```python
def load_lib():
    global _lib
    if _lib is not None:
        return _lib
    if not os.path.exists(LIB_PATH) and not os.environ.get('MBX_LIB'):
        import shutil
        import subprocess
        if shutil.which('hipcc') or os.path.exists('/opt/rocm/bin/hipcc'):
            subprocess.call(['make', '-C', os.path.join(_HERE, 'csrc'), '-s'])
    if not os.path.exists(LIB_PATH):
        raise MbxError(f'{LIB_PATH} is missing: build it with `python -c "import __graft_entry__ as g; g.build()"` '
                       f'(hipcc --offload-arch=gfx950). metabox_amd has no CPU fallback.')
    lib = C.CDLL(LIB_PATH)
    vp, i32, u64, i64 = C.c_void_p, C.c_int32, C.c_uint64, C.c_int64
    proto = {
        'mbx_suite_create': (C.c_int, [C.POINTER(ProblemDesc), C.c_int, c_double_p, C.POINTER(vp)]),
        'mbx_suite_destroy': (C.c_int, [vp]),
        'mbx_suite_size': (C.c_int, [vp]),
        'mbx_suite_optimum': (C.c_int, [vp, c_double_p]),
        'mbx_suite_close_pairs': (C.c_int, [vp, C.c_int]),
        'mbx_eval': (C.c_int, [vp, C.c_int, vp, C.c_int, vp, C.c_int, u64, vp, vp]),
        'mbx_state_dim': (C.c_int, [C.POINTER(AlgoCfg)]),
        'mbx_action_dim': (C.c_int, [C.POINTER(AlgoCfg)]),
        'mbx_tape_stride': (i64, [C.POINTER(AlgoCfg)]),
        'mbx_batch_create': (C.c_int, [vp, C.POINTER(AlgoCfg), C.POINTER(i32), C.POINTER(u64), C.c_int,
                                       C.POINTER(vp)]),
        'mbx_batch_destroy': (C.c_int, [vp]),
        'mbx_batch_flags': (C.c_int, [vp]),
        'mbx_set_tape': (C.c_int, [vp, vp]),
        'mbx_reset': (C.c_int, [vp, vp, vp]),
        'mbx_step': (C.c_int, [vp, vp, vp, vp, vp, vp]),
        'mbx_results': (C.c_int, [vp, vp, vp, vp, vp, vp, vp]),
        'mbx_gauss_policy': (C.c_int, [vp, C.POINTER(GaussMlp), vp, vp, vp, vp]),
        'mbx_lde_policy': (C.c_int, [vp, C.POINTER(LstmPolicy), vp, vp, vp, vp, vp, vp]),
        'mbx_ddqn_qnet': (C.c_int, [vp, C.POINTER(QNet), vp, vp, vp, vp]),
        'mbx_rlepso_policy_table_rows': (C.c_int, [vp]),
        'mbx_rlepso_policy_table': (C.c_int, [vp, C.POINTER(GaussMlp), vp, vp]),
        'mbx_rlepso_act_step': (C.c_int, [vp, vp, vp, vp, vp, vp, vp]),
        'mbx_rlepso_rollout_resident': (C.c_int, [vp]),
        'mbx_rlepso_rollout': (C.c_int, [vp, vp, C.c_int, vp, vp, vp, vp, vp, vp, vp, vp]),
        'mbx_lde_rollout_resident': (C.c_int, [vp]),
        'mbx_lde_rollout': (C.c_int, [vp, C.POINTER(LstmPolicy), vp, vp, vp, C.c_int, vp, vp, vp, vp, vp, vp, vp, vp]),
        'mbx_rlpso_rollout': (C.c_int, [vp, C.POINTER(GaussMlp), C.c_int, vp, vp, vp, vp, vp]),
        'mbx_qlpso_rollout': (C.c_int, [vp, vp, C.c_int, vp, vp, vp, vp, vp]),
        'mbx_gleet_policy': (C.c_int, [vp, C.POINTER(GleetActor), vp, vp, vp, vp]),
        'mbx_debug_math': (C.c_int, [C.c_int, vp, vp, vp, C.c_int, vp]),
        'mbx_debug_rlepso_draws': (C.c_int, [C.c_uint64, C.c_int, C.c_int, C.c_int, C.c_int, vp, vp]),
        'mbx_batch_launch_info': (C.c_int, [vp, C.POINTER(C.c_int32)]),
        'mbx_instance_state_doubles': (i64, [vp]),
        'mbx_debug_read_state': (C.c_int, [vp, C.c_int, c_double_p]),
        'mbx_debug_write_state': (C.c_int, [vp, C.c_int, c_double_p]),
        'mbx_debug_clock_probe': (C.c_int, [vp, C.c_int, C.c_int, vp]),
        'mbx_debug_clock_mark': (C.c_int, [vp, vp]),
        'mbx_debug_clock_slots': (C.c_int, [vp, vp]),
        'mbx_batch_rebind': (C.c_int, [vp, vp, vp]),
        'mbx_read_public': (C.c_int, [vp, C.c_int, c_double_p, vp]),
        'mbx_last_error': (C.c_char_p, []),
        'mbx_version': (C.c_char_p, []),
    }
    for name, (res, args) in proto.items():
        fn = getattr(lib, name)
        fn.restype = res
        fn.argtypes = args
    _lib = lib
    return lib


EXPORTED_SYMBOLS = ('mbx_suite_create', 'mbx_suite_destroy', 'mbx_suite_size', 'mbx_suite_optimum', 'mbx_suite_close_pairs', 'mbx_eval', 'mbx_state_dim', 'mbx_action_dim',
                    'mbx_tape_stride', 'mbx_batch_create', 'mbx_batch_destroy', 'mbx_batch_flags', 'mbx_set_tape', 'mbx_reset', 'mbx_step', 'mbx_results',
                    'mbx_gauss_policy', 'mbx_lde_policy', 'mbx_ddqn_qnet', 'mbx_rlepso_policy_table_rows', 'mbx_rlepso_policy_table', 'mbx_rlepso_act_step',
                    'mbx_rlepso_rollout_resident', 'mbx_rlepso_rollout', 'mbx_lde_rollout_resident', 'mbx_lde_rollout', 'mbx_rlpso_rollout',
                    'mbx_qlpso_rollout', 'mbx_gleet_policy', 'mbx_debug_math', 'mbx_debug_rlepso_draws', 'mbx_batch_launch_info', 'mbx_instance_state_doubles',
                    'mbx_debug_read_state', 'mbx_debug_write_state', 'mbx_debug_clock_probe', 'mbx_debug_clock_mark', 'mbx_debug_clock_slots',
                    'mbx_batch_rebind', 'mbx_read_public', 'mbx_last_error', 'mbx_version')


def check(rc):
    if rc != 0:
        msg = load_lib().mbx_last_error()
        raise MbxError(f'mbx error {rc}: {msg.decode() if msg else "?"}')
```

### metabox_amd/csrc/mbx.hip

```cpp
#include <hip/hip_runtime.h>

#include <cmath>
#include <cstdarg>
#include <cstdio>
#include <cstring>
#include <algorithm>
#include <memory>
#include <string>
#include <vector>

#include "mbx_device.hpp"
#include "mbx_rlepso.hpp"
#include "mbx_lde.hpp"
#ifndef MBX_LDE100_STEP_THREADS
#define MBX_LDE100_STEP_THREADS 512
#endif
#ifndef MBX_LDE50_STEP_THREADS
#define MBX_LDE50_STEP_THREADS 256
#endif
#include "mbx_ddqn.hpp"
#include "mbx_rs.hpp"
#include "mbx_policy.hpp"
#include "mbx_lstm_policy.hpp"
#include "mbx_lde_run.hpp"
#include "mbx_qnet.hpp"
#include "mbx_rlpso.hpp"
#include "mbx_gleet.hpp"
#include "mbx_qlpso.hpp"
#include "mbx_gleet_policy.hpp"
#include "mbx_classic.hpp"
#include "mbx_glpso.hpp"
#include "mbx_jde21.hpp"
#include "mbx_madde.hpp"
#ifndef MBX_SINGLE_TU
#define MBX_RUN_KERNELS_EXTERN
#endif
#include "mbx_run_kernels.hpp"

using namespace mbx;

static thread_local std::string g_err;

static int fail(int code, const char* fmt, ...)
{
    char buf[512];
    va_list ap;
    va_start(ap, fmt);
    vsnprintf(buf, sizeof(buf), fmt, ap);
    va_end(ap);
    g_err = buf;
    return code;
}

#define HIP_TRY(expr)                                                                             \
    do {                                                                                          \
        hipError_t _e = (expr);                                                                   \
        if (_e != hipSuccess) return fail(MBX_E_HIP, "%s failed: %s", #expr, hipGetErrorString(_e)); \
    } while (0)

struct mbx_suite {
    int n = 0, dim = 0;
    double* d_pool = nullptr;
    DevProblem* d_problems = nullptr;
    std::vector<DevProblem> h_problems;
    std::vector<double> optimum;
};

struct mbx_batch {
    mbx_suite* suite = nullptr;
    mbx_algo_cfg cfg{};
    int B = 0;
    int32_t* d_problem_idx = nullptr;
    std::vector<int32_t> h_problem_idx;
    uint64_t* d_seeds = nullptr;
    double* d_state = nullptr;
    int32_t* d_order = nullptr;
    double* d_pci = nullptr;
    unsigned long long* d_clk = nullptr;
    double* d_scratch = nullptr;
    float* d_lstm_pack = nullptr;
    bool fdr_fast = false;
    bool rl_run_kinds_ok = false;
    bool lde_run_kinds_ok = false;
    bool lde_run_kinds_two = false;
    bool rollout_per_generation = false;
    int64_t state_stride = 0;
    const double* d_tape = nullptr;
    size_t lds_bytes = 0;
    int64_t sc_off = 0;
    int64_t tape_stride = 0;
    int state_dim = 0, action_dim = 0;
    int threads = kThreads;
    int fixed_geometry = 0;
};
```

----

TASK OBJECTIVE:
Wherever the string "expr" appears in the records, copy the whole line.

EXERCISE RESPONSE:
#define HIP_TRY(expr)                                                                             \
        hipError_t _e = (expr);                                                                   \
        if (_e != hipSuccess) return fail(MBX_E_HIP, "%s failed: %s", #expr, hipGetErrorString(_e)); \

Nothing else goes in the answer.